Dado que, siendo realista, no podía afrontar el poder militar de Castilla, claramente superior al nazarí, solo le quedaba el recurso, tradicionalmente utilizado, de llamar a sus hermanos de fe de allende. Pero a esas alturas del s. XV los meriníes de Fez habían perdido todo el poder que alcanzaron en el siglo anterior, mientras que de los hafsíes de Túnez solo podía esperar una ayuda limitada e insuficiente.

Por ello decidió recurrir directamente a uno de los más poderosos sultanes de Oriente en ese momento, el mameluco egipcio al Zahir Yaqmaq, al que le escribió una carta el 10-IX-1440. Así, el viernes 16-XII-1440 arribó la embajada nazarí a el Cairo y al segundo día de su llegada, el sábado 17 de septiembre, fue recibida por el sultán Yaqmaq, al que le presentó una carta de Muhammad IX en la que le solicitaba ayuda militar frente a los cristianos.

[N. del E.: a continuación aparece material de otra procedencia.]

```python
class RaftEngine:

    GEMM_SLOTS = (0, 2, 6, 8, 10, 11, 13, 14, 16, 17, 19, 20, 22, 26, 28, 30)

    OPTIONS = {"fork": 0, "presplit": 1, "group": 2, "fuse_lookup": 3, "graph": 4, "fuse_flow": 5, "tile_conv": 6, "fuse_head": 7, "tile_volume": 8, "fuse_gru": 9, "tile_cells": 10, "fuse_ou": 11, "tile_conv2p": 12}
    TILE_SLOTS = {2: (192, 256), 8: (128, 256), 10: (256, 256), 11: (256, 128), 13: (128, 256), 14: (128, 128), 16: (256, 256),
                  17: (256, 128), 19: (128, 256), 20: (128, 128), 22: (256, 128), 26: (256, 128)}

    def __init__(self, state_dict: dict, device, ondemand_corr=False, arith=ARITH_SPLIT, options=None):
        lib = _lib.load()
        self.device = torch.device(device)
        self.weights = pack_raft_weights(state_dict, self.device)
        arr, self._keep = _lib.ptr_array([_chk(t, "weight") for t in self.weights])
        handle = C.c_void_p()
        check(lib.mftx_raft_create(arr, len(self.weights), C.byref(handle)), "mftx_raft_create")
        self._h = handle
        self._ws = None
        self.arith = int(arith)
        if self.arith == ARITH_SPLIT:
            self.split = [split_weights(t) if i in self.GEMM_SLOTS else None for i, t in enumerate(self.weights)]
            sarr, self._keep_split = _lib.ptr_array([t.data_ptr() if t is not None else None for t in self.split])
            check(lib.mftx_raft_set_split_weights(self._h, sarr, len(self.split)), "mftx_raft_set_split_weights")
            self.wfused = pack_lookup_convc1_weights(self.weights[0])
            check(lib.mftx_raft_set_lookup_fused(self._h, self.wfused.data_ptr()), "mftx_raft_set_lookup_fused")
            self.wflow = pack_flow_branch_weights(self.weights[4], self.weights[6])
            check(lib.mftx_raft_set_flow_fused(self._h, self.wflow.data_ptr()), "mftx_raft_set_flow_fused")
            self.wtile = [pack_tile_conv_weights(t, *self.TILE_SLOTS[i]) if i in self.TILE_SLOTS else None
                          for i, t in enumerate(self.weights)]
            tarr, self._keep_tile = _lib.ptr_array([t.data_ptr() if t is not None else None for t in self.wtile])
            check(lib.mftx_raft_set_tile_weights(self._h, tarr, len(self.wtile)), "mftx_raft_set_tile_weights")
            self.wproj = pack_flow_head_weights(self.weights[24])
            check(lib.mftx_raft_set_flow_head(self._h, self.wproj.data_ptr()), "mftx_raft_set_flow_head")
            self.wou, self.wouproj = pack_ou_heads_weights(self.weights[30], self.weights[32])
            check(lib.mftx_raft_set_ou_heads(self._h, self.wou.data_ptr(), self.wouproj.data_ptr()), "mftx_raft_set_ou_heads")
        elif self.arith != ARITH_F32:
            raise MftxError(f"unknown arithmetic {arith!r}")
        self._nonfinite = torch.zeros(4, dtype=torch.int32, device=self.device)
        check(lib.mftx_raft_set_nonfinite_counter(self._h, self._nonfinite.data_ptr()), "mftx_raft_set_nonfinite_counter")
        options = dict(options or {})
        self._gather = bool(options.pop("gather", 1))
        for k, v in options.items():
            self.set_option(k, v)
        self.ondemand_corr = bool(ondemand_corr)
        if self.ondemand_corr:
            check(lib.mftx_raft_set_ondemand(self._h, 1), "mftx_raft_set_ondemand")

    def __del__(self):
        try:
            if getattr(self, "_h", None):
                _lib.load().mftx_raft_destroy(self._h)
                self._h = None
        except Exception:
            pass

    def debug_refine(self, fmap1, fmap2, net, inp, h, w, iters, pads=(0, 0, 0, 0), flow_init=None):
        lib = _lib.load()
        P = fmap1.shape[0]
        M = P * h * w
        trace = torch.empty(iters + 1, M, 2, dtype=torch.float32, device=self.device)
        check(lib.mftx_raft_set_coords_trace(self._h, trace.data_ptr()), "mftx_raft_set_coords_trace")
        try:
            out = self.refine(fmap1, fmap2, net, inp, h, w, iters, pads=pads, flow_init=flow_init)
        finally:
            check(lib.mftx_raft_set_coords_trace(self._h, None), "mftx_raft_set_coords_trace")
        if self.ondemand_corr:
            pyramid = None
        else:
            stride, _ = pyramid_layout(h, w)
            pyramid = []
            for l in range(4):
                lvl = self.region(f"lvl{l}", P, h, w, stride[l]).reshape(P, h * w, stride[l])
                pyramid.append(unblock_level(lvl, l, h, w).reshape(M, 1, h >> l, w >> l).cpu())
        to_map = lambda t: t.reshape(P, h, w, 2).permute(0, 3, 1, 2).contiguous().cpu()
        ys, xs = torch.meshgrid(torch.arange(h, dtype=torch.float32), torch.arange(w, dtype=torch.float32), indexing="ij")
        debug = {"costvolume_pyramid": pyramid,
                 "coords_left": torch.stack([xs, ys])[None].repeat(P, 1, 1, 1),
                 "iterations": [{"coords": to_map(trace[i])} for i in range(iters + 1)]}
        return out, debug

    PLAN_FIELDS = ("presplit", "fuse_lookup", "tiles_on", "gru_fused", "ctx_supplied", "two_pass", "flow", "pair_second", "head_fused",
                   "defer_update", "ou_fused", "ou_materialised", "use_graph", "side_stream")
    FLOW_SCHEDULES = ("fused", "side", "first", "after_lookup", "with_lookup")

    def plan(self, P, h, w, ctx_supplied=False):
        out = (C.c_int * len(self.PLAN_FIELDS))()
        check(_lib.load().mftx_raft_plan(self._h, P, h, w, int(bool(ctx_supplied)), out, len(out)), "mftx_raft_plan")
        plan = {k: bool(v) for k, v in zip(self.PLAN_FIELDS, out)}
        plan["flow"] = self.FLOW_SCHEDULES[out[self.PLAN_FIELDS.index("flow")]]
        return plan

    def graph_stats(self):
        c, r = C.c_ulonglong(), C.c_ulonglong()
        check(_lib.load().mftx_raft_graph_stats(self._h, C.byref(c), C.byref(r)), "mftx_raft_graph_stats")
        return int(c.value), int(r.value)

    def nonfinite_count(self, reset=False):
        n = int(self._nonfinite[0].item())
        if reset and n:
            self._nonfinite.zero_()
        return n

    def nonfinite_snapshot(self, host_words):
        copy_bytes(self._nonfinite, host_words)

    def set_option(self, name, value):
        if name not in self.OPTIONS:
            raise MftxError(f"unknown engine option {name!r} (known: {', '.join(sorted(self.OPTIONS))}, gather)")
        check(_lib.load().mftx_raft_set_option(self._h, self.OPTIONS[name], int(value)), "mftx_raft_set_option")
        if name == "tile_conv":
            self._tile_conv = int(value)
        if name == "tile_volume":
            self._tile_volume = int(value)

    def workspace(self, P, h, w):
        need = _lib.load().mftx_raft_workspace_bytes_for(self._h, P, h, w)
        if self._ws is None or self._ws.numel() < need:
            if self._ws is not None:
                check(_lib.load().mftx_raft_clear_graphs(self._h), "mftx_raft_clear_graphs")
            self._ws = torch.empty(need, dtype=torch.uint8, device=self.device)
        return self._ws

    REGIONS = ("lvl0", "lvl1", "lvl2", "lvl3", "coords1", "corr", "cor1", "corflo", "flo1", "hx", "z", "rh", "fh",
               "delta", "mask", "ouin", "ouh", "ou", "flow_lr")

    SPLIT_REGIONS = {"cor1": 256, "corflo": 256, "flo1": 128, "hx": 384, "rh": 128, "ouin": 712}

    def region(self, name, P, h, w, cols, split=None):
        offs = (C.c_size_t * 19)()
        check(_lib.load().mftx_raft_workspace_layout_for(self._h, P, h, w, offs, 19), "mftx_raft_workspace_layout_for")
        off = offs[self.REGIONS.index(name)]
        M = P * h * w
        if split is None:
            split = self.arith == ARITH_SPLIT and name in self.SPLIT_REGIONS and self.plan(P, h, w)["presplit"]
        if split:
            ld = self.SPLIT_REGIONS.get(name, cols)
            raw = self._ws[off: off + 4 * M * ld].view(torch.float32).reshape(M, ld)
            return unsplit_activations(raw)[:, :cols]
        return self._ws[off: off + 4 * M * cols].view(torch.float32).reshape(M, cols)

    MAX_GATHER = 16

    def can_gather(self, P):
        return (self.arith == ARITH_SPLIT and not self.ondemand_corr and P <= self.MAX_GATHER and
                getattr(self, "_tile_volume", 1) != 0 and getattr(self, "_gather", True))

    def prepare_frame(self, fmap, inp, h, w, context=True, split=True):
        lib = _lib.load()
        N = h * w
        dev = self.device
        ctx = fsplit = scratch = None
        if context:
            ctx = tuple(torch.empty(N, c, dtype=torch.float32, device=dev) for c in (256, 128, 256, 128))
            scratch = torch.empty(lib.mftx_raft_frame_prepare_bytes(h, w), dtype=torch.uint8, device=dev)
        if split:
            fsplit = torch.empty(N, 256, dtype=torch.float32, device=dev)
        cp = [t.data_ptr() for t in ctx] if context else [None] * 4
        check(lib.mftx_raft_frame_prepare(self._h, h, w, _chk(fmap, "fmap") if split else None, _chk(inp, "inp") if context else None,
                                          *cp, fsplit.data_ptr() if split else None,
                                          scratch.data_ptr() if context else None, scratch.numel() if context else 0, _stream()),
              "mftx_raft_frame_prepare")
        return ctx, fsplit

    def refine(self, fmap1, fmap2, net, inp, h, w, iters, pads=(0, 0, 0, 0), want_flow_lr=False, flow_init=None,
               packed=None, planar=True, prepared=None):
        lib = _lib.load()
        gathered = isinstance(fmap1, (list, tuple))
        P = len(fmap1) if gathered else fmap1.shape[0]
        pl, pr, pt, pb = pads
        H0, W0 = 8 * h - pt - pb, 8 * w - pl - pr
        dev = self.device
        if not planar and packed is None:
            raise MftxError("refine: planar=False needs a packed output")
        flow = torch.empty(P, 2, H0, W0, dtype=torch.float32, device=dev) if planar else None
        occl = torch.empty(P, 1, H0, W0, dtype=torch.float32, device=dev) if planar else None
        sigma = torch.empty(P, 1, H0, W0, dtype=torch.float32, device=dev) if planar else None
        flow_lr = torch.empty(P, h * w, 2, dtype=torch.float32, device=dev) if want_flow_lr else None
        if flow_init is not None and tuple(flow_init.shape) != (P, h * w, 2):
            raise MftxError("flow_init must be [P, h*w, 2]")
        if packed is not None and tuple(packed.shape) != (P, H0, W0, 4):
            raise MftxError("packed must be [P, H0, W0, 4]")
        ws = self.workspace(P, h, w)

        def tail():
            return (_chk(flow_init, "flow_init") if flow_init is not None else None, pl, pr, pt, pb,
                    flow.data_ptr() if planar else None, occl.data_ptr() if planar else None, sigma.data_ptr() if planar else None,
                    _chk(packed, "packed") if packed is not None else None, flow_lr.data_ptr() if want_flow_lr else None,
                    ws.data_ptr(), ws.numel(), _stream())

        if gathered:
            if not self.can_gather(P) or not (len(fmap2) == len(net) == len(inp) == P):
                raise MftxError("refine: per-pair map lists need the split arithmetic with the tile-resident volume and P <= 16")
            arrs = [_lib.ptr_array([_chk(t, "map") for t in lst]) for lst in (fmap1, fmap2, net, inp)]
            maps = [a[0] for a in arrs]
            if prepared:
                ctx, f1s, f2s = prepared.get("ctx"), prepared.get("f1s"), prepared.get("f2s")
                if (ctx is not None and len(ctx) != P) or (f1s is not None and len(f1s) != P):
                    raise MftxError("refine: prepared parts for every pair, or none")
                carr = _lib.ptr_array([_chk(t, "context part") for parts in ctx for t in parts]) if ctx is not None else (None, None)
                sarr = _lib.ptr_array([_chk(t, "split map") for t in f1s]) if f1s is not None else (None, None)
                check(lib.mftx_raft_refine_gather_ex(self._h, P, h, w, iters, *maps, carr[0], sarr[0],
                                                     _chk(f2s, "split map") if f2s is not None else None, *tail()),
                      "mftx_raft_refine_gather_ex")
            else:
                check(lib.mftx_raft_refine_gather(self._h, P, h, w, iters, *maps, *tail()), "mftx_raft_refine_gather")
        elif prepared:
            raise MftxError("refine: prepared parts go with per-pair map lists")
        else:
            check(lib.mftx_raft_refine(self._h, P, h, w, iters, _chk(fmap1, "fmap1"), _chk(fmap2, "fmap2"),
                                       _chk(net, "net"), _chk(inp, "inp"), *tail()), "mftx_raft_refine")
        return (flow, occl, sigma, flow_lr) if want_flow_lr else (flow, occl, sigma)
```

Pero el sultán mameluco rechazó la petición de un ejército por la lejanía de Granada y se limitó a enviar dinero y pertrechos. Ante esto, al Aysar solo tenía el recurso de mantener las treguas el mayor tiempo posible. Para ello, antes de que finalizara la que estaba vigente el 16-IV-1442, Muhammad IX envió a Ibrahim b. Sa´id al Amin para las negociaciones de la prórroga. Sin embargo, estas negociaciones se prolongaron durante más de un año sin que se llegara a un acuerdo y llegaron a estancarse, como lo demuestra la carta que el 7-III-1443 Muhammad IX envió al rey castellano.

Durante este año, pues, parece ser que se mantuvo la paz de manera tácita y casi por inercia, o por las circunstancias interiores de ambos reinos, sin que se hubiera llegado a un acuerdo sobre un nuevo tratado o la prórroga del anterior. Finalmente, en marzo de 1443 Juan II aceptó en Escalona la renovación de las treguas por tres años, hasta el 15-IV-1446.

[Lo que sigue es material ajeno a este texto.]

+template <int UF>
+__global__ __launch_bounds__(256) void recon_partial_kernel(const float* __restrict__ xh, const float* __restrict__ x, const int* __restrict__ faces,
+                                                            int B, int N1, int F, float* __restrict__ part, int xcd) {
+    __shared__ float red[16];
+    constexpr int U = 4;
+    const int blk = xcd ? xcd_contiguous_block((int)blockIdx.x, (int)gridDim.x) : (int)blockIdx.x;
+    const long G = (long)gridDim.x * 256, i0 = (long)blk * 256 + threadIdx.x;
+    const long n = (long)B * N1 * 3, nf = (long)B * F;
+    I3 fc[UF];
+    long fb[UF];
+    auto face_indices = [&](long i) {
+#pragma unroll
+        for (int k = 0; k < UF; ++k) {
+            const long j = i + k * G < nf ? i + k * G : 0;
+            const long bb = j / F;
+            fc[k] = *reinterpret_cast<const I3*>(faces + 3 * (int)(j - bb * F));
+            fb[k] = bb * N1 * 3;
+        }
+    };
+    face_indices(i0);
+    float s = 0.f;
+    for (long i = i0; i < n; i += U * G) {
+        float a[U], b[U];
+#pragma unroll
+        for (int k = 0; k < U; ++k) {
+            const long j = i + k * G < n ? i + k * G : i;
+            a[k] = x[j]; b[k] = xh[j];
+        }
+#pragma unroll
+        for (int k = 0; k < U; ++k)
+            if (i + k * G < n) s += fabsf(a[k] - b[k]);
+    }
+    const float t1 = block_sum(s, red);
+    if (threadIdx.x == 0) part[blk] = t1;
+    __syncthreads();
+    s = 0.f;
+    for (long i = i0; i < nf; i += UF * G) {
+        P3 ha[UF], hb[UF], hc[UF], ga[UF], gb[UF], gc[UF];
+#pragma unroll
+        for (int k = 0; k < UF; ++k) {
+            const float* ph = xh + fb[k];
+            const float* pg = x + fb[k];
+            ha[k] = ld3(ph, fc[k].a); hb[k] = ld3(ph, fc[k].b); hc[k] = ld3(ph, fc[k].c);
+            ga[k] = ld3(pg, fc[k].a); gb[k] = ld3(pg, fc[k].b); gc[k] = ld3(pg, fc[k].c);
+        }
+        if (i + UF * G < nf) face_indices(i + UF * G);
+#pragma unroll
+        for (int k = 0; k < UF; ++k)
+            if (i + k * G < nf) {
+                s += fabsf(edge_len3(ha[k], hb[k]) / (edge_len3(ga[k], gb[k]) + 0.00001f) - 1.f);
+                s += fabsf(edge_len3(hb[k], hc[k]) / (edge_len3(gb[k], gc[k]) + 0.00001f) - 1.f);
+                s += fabsf(edge_len3(ha[k], hc[k]) / (edge_len3(ga[k], gc[k]) + 0.00001f) - 1.f);
+            }
+    }
+    const float t2 = block_sum(s, red);
+    if (threadIdx.x == 0) part[RED_BLOCKS + blk] = t2;
+}
+
 __global__ void recon_final_kernel(const float* __restrict__ part, int np, double scale1, double scale2, float w, float* __restrict__ total,
                                    float* __restrict__ parts) {
     __shared__ double red[2][256];
@@ -308,7 +371,7 @@
     }
 }
 
-__global__ __launch_bounds__(256) void recon_bwd_kernel(const float* __restrict__ xh, const float* __restrict__ x, const int* __restrict__ vptr,
+__global__ __launch_bounds__(256) void recon_bwd_depth4_kernel(const float* __restrict__ xh, const float* __restrict__ x, const int* __restrict__ vptr,
                                                         const int* __restrict__ vnbr, int B, int N1, int F, float w,
                                                         const float* __restrict__ gscale, float* __restrict__ grad) {
     const float g0 = gscale[0];
@@ -332,6 +395,46 @@
 #pragma unroll
             for (int k = 0; k < 4; ++k)
                 if (e + k < p1) edge_grad3(hv, gv, ho[k], go[k], g);
+        }
+        const float df[3] = {hv.x - gv.x, hv.y - gv.y, hv.z - gv.z};
+        P3 o3;
+        o3.x = s2 * g[0] + (df[0] > 0.f ? s1 : (df[0] < 0.f ? -s1 : 0.f));
+        o3.y = s2 * g[1] + (df[1] > 0.f ? s1 : (df[1] < 0.f ? -s1 : 0.f));
+        o3.z = s2 * g[2] + (df[2] > 0.f ? s1 : (df[2] < 0.f ? -s1 : 0.f));
+        *reinterpret_cast<P3*>(grad + i * 3) = o3;
+    }
+}
+
+template <int W, int D>
+__global__ __launch_bounds__(256) void recon_bwd_kernel(const float* __restrict__ xh, const float* __restrict__ x, const int* __restrict__ vptr,
+                                                        const int* __restrict__ vnbr, int B, int N1, int F, float w,
+                                                        const float* __restrict__ gscale, float* __restrict__ grad, int xcd) {
+    const float g0 = gscale[0];
+    const float s1 = g0 / ((float)B * (float)N1 * 3.f), s2 = g0 * w / ((float)B * (float)F);
+    const long n = (long)B * N1;
+    const int blk = xcd ? xcd_contiguous_block((int)blockIdx.x, (int)gridDim.x) : (int)blockIdx.x;
+    for (long i = (long)blk * 256 + threadIdx.x; i < n; i += (long)gridDim.x * 256) {
+        const long bb = i / N1;
+        const int v = (int)(i - bb * N1);
+        const float* ph = xh + bb * N1 * 3;
+        const float* pg = x + bb * N1 * 3;
+        const int p0 = 2 * vptr[v], p1 = 2 * vptr[v + 1];
+        const P3 hv = ld3(ph, v), gv = ld3(pg, v);
+        float g[3] = {0.f, 0.f, 0.f};
+        for (int e = p0; e < p1; e += W) {
+            int o[W];
+#pragma unroll
+            for (int k = 0; k < W; ++k) o[k] = vnbr[e + k < p1 ? e + k : p1 - 1];
+#pragma unroll
+            for (int h = 0; h < W; h += D) {
+                if (e + h >= p1) break;
+                P3 ho[D], go[D];
+#pragma unroll
+                for (int k = 0; k < D; ++k) { ho[k] = ld3(ph, o[h + k]); go[k] = ld3(pg, o[h + k]); }
+#pragma unroll
+                for (int k = 0; k < D; ++k)
+                    if (e + h + k < p1) edge_grad3(hv, gv, ho[k], go[k], g);
+            }
         }
         const float df[3] = {hv.x - gv.x, hv.y - gv.y, hv.z - gv.z};
         P3 o3;
@@ -452,15 +555,28 @@
 
 size_t sh_recon_loss_workspace(void) { return (size_t)2 * RED_BLOCKS * sizeof(float); }
 
+static int recon_form(int form) {
+    static const int form_env = sh_env_int("SH_RECON_FORM", 0, 0, 2);
+    return form < 0 ? form_env : form;
+}
+
 int sh_recon_loss_fwd(const float* x_hat, const float* x, const int32_t* faces, int B, int N1, int F, float edge_w, float* total,
                       float* parts, void* workspace, sh_stream_t stream) {
+    return sh_recon_loss_fwd_form(x_hat, x, faces, B, N1, F, edge_w, total, parts, workspace, -1, stream);
+}
+
+int sh_recon_loss_fwd_form(const float* x_hat, const float* x, const int32_t* faces, int B, int N1, int F, float edge_w, float* total,
+                           float* parts, void* workspace, int form, sh_stream_t stream) {
+    SH_REQUIRE(form >= -1 && form <= 2, SH_ERR_INVALID_ARG, "sh_recon_loss_fwd_form: unknown form %d", form);
+    form = recon_form(form);
     SH_REQUIRE(x_hat && x && faces && total && parts && workspace && B > 0 && N1 > 0 && F > 0, SH_ERR_INVALID_ARG,
                "sh_recon_loss_fwd: bad argument");
     hipStream_t st = static_cast<hipStream_t>(stream);
     float* part = static_cast<float*>(workspace);
     const long n = (long)B * N1 * 3;
     const int nb = grid_for(n, 1024) < RED_BLOCKS ? grid_for(n, 1024) : RED_BLOCKS;
-    hipLaunchKernelGGL(recon_partial_kernel, dim3(nb), dim3(256), 0, st, x_hat, x, faces, B, N1, F, part);
+    if (form == 1) hipLaunchKernelGGL(recon_partial_serial_kernel, dim3(nb), dim3(256), 0, st, x_hat, x, faces, B, N1, F, part);
+    else hipLaunchKernelGGL(recon_partial_kernel<2>, dim3(nb), dim3(256), 0, st, x_hat, x, faces, B, N1, F, part, form != 2 ? 1 : 0);
     hipLaunchKernelGGL(recon_final_kernel, dim3(1), dim3(256), 0, st, part, nb, 1.0 / (double)n, 1.0 / ((double)B * F), edge_w, total, parts);
     SH_CHECK_LAUNCH("recon_loss_fwd");
     return SH_OK;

Por otro lado las relaciones con Aragón que el reino de Granada mantuvo entre 1438 y 1444 fueron coordinadas por el baile [antiguamente, en la Corona de Aragón, juez ordinario en ciertos pueblos de señorío] general de Valencia, que mantenía los contactos a través del infante Cojo, que residía en Almería y no con el sultán de la Alhambra. Este periodo de paz exterior no sirvió para mantener la estabilidad interna, como ya ocurriera en la década anterior, y diversas revueltas acabaron con un nuevo asalto violento al trono.

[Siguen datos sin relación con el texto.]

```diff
@@ -2103,11 +2145,11 @@
     const TopoView tv = topo_view();
     const int ecap = HP(edge_cap);
     const int16_t* ajl = H<int16_t>(O.active_jobs);
-    for (int k0 = 0; k0 < h.n_active_jobs; k0 += W::kWidth) {
+    for (int k0 = 0; kDec && k0 < h.n_active_jobs; k0 += W::kWidth) {
       const int k = k0 + W::lane();
       if (k < h.n_active_jobs) job(ajl[k]).pick = 0x7FFFFFFF;
     }
-    W::sync();
+    if (kDec) W::sync();
     int nsched = 0;
     for (int i0 = 0; i0 < n; i0 += W::kWidth) {
       const int i = i0 + W::lane();
@@ -2124,16 +2166,18 @@
       const int r = nsched + W::rank(m);
       if (ok) {
         StageRec sr{};
-        if (!dl || s) sr = stage(g);
-        if (!dl) {
+        if ((kRows && !dl) || (kDec && s)) sr = stage(g);
+        if (kRows && !dl) {
           obs_st(nodes + 3 * i + 0, (float)sr.rem);
           obs_st(nodes + 3 * i + 1, (float)recent()[g]);
           obs_st(front + i, (uint8_t)(sr.unmet == 0 ? 1 : 0));
           row_of[g] = (int16_t)i;
         }
-        obs_st(nodes + 3 * i + 2, s ? 1.0f : 0.0f);
-        obs_st(srank + i, s ? r : -1);
-        if (s) {
+        if (kRows) {
+          obs_st(nodes + 3 * i + 2, s ? 1.0f : 0.0f);
+          obs_st(srank + i, s ? r : -1);
+        }
+        if (kDec && s) {
           sched[r] = (int16_t)g;
           W::amin(&job(sr.job).pick, (sr.unmet == 0 ? 0 : 0x10000) | r);
         }
@@ -2146,29 +2190,37 @@
     int32_t* ptr = reinterpret_cast<int32_t*>(obs + HP(ob_dag_ptr)) + (int64_t)eid * (JC + 1);
     int32_t* sup = reinterpret_cast<int32_t*>(obs + HP(ob_supplies)) + (int64_t)eid * JC;
     int src_idx = nj, run = 0;
+    int ne_carried = 0;
     for (int k0 = 0; k0 < nj; k0 += W::kWidth) {
       const int k = k0 + W::lane();
       const bool ok = k < nj;
       const int j = ok ? aj[k] : -1;
       const JobRec jr = ok ? job(j) : JobRec{};
-      if (!dl) {
+      if (kRows && !dl) {
         const int cnt = ok ? jr.nact : 0;
         int total = 0;
         const int ex = W::excl_scan(cnt, &total);
         if (ok) obs_st(ptr + k, run + ex);
         run += total;
       }
-      if (ok) obs_st(sup + k, (int32_t)jr.supply);
-      const uint64_t ms = W::ballot(ok && j == src_job);
-      if (ms) src_idx = k0 + W::ffs(ms);
-    }
-    if (!dl) {
+      if ((!kRows || kCheckEdges) && !dl) {
+        int total = 0;
+        W::excl_scan(ok ? (int)jr.edges : 0, &total);
+        ne_carried += total;
+      }
+      if (kRows && ok) obs_st(sup + k, (int32_t)jr.supply);
+      if (kDec) {
+        const uint64_t ms = W::ballot(ok && j == src_job);
+        if (ms) src_idx = k0 + W::ffs(ms);
+      }
+    }
+    if (kRows && !dl) {
       if (W::lane() == 0) obs_st(ptr + nj, run);
       check(run == n);
     }
     int64_t* links = reinterpret_cast<int64_t*>(obs + HP(ob_edge_links)) + (int64_t)eid * ecap * 2;
-    int ne = dl ? obs_ne : 0;
-    for (int i0 = 0; !dl && i0 < n; i0 += W::kWidth) {
+    int ne = dl ? obs_ne : kRows ? 0 : ne_carried;
+    for (int i0 = 0; kRows && !dl && i0 < n; i0 += W::kWidth) {
       const int i = i0 + W::lane();
       const bool ok = i < n;
       const int g = ok ? act[i] : -1;
@@ -2221,6 +2273,11 @@
       }
       ne += total;
     }
+    if constexpr (kRows && kCheckEdges) {
+      if (!dl) check(ne == (kDec ? ne_carried : obs_ne));
+      if (!kDec) check(ne == ne_carried);
+    }
+    if constexpr (!kDec) return;
     if (ne > ecap) fail(SSIM_ERR_CAPACITY);
     obs_live = true;
     obs_ne = ne;
diff --git a/gym-sparksched_amd/csrc/kernels.h b/gym-sparksched_amd/csrc/kernels.h
--- a/gym-sparksched_amd/csrc/kernels.h
+++ b/gym-sparksched_amd/csrc/kernels.h
@@ -103,7 +103,8 @@
 #ifdef SSIM_PROFILE
   const uint64_t rt_entry = WaveHip::realtime();
 #endif
-  Sim<WaveHip, kN, kJ, kS> s(P, state, g_smem, obs, eid, kRes, row_cold, ex_lds && !kRes);
+  using SimT = Sim<WaveHip, kN, kJ, kS, Pol::kLazyRows>;
+  SimT s(P, state, g_smem, obs, eid, kRes, row_cold, ex_lds && !kRes);
 #ifdef SSIM_PROFILE
   s.prof_set(kTCtor, WaveHip::realtime());
 #endif
@@ -112,7 +113,7 @@
   s.prof_set(kTEntry, rt_entry);
   s.prof_set(kTLoaded, WaveHip::realtime());
 #endif
-  const auto reset_in_place = [&](Sim<WaveHip, kN, kJ, kS>& x) {
+  const auto reset_in_place = [&](SimT& x) {
     if constexpr (Pol::kTimedMode)
       pol.reset_episode(x, rec);
     else
diff --git a/gym-sparksched_amd/csrc/layout.h b/gym-sparksched_amd/csrc/layout.h
--- a/gym-sparksched_amd/csrc/layout.h
+++ b/gym-sparksched_amd/csrc/layout.h
@@ -59,7 +59,7 @@
   int16_t sat, local, supply, state;
   int32_t arr_dec, done_dec;
   int32_t pick;
-  int32_t pad;
+  int32_t edges;
 };
 static_assert(sizeof(JobRec) == 32, "job record");
 
@@ -202,7 +202,7 @@
   s = align16(s + (T > 64 && T <= kPagedTabMax ? 16 : 0));
   O.sc_prof = s;
 #ifdef SSIM_PROFILE
-  s += 8 * 64;
+  s += 8 * 72;
 #endif
   O.scratch_hbm_bytes = align16(s);
   O.sc_row_of = O.scratch_hbm_bytes;
diff --git a/gym-sparksched_amd/csrc/rollout.h b/gym-sparksched_amd/csrc/rollout.h
--- a/gym-sparksched_amd/csrc/rollout.h
+++ b/gym-sparksched_amd/csrc/rollout.h
@@ -13,6 +13,7 @@
 
 struct HeuristicPolicy {
   static constexpr bool kTimedMode = false;
+  static constexpr bool kLazyRows = true;
   int kind;
   uint64_t seed;
   template <class S>
@@ -32,6 +33,7 @@
 
 struct PrioPolicy {
   static constexpr bool kTimedMode = false;
+  static constexpr bool kLazyRows = true;
   int kind;
   template <class S>
   __device__ __forceinline__ bool can_act(const S&) const {
@@ -132,6 +134,7 @@
     }
 #endif
   }
+  if constexpr (SimT::kLazyObs) s.flush_rows();
 }
 
 }
```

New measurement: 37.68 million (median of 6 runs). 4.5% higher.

La sublevación de Yusuf el Cojo

Como se ha dicho anteriormente, los dos trabajos de edición y estudio aparecidos en 1988 y 1989 de la Yunnat al rida de Inm Asim, testigo y protagonista de los hechos de esta época, han permitido aclarar algunos de los años más oscuros de toda la historia nazarí y arrojar luz sobre el sultán del que hasta esa fecha se tenían menos datos y ninguna referencia de fuentes o documentos árabes, Muhammad X el Cojo.

La explicación de esta ausencia es muy simple: a partir de la información que aporta Ibn Asim, no existe ningún Muhammad X el Cojo y el sobrino de Muhammad IX al Aysar que le ayuda primero a recuperar el trono en 1432 y después lo expulsa del mismo en 1445 —sobrino al que las crónicas castellanas denominan solo como el Cojo— no se llama Muhammad sino Yusuf b. Ahmad.

El erudito Luis Seco Lucena Paredes, que desbrozó la enmarañada historia nazarí del siglo XV y que sentó las bases fundamentales del desarrollo de estos años, no pudo manejar la edición de la Yunnat al rida de Ibn Asim, por lo que identificó, provisionalmente y a falta de otros datos, a este infante Cojo de las crónicas cristianas con un Muhammad b. Utman el Cojo que mencionan las obras castellanas tardías del s. XVI. Pero, como ha estudiado detalladamente R. Salicrú, este nombre es una confusión de las obras del s. XVI, confusión cuyo origen ha sido rastreado por dicha investigadora.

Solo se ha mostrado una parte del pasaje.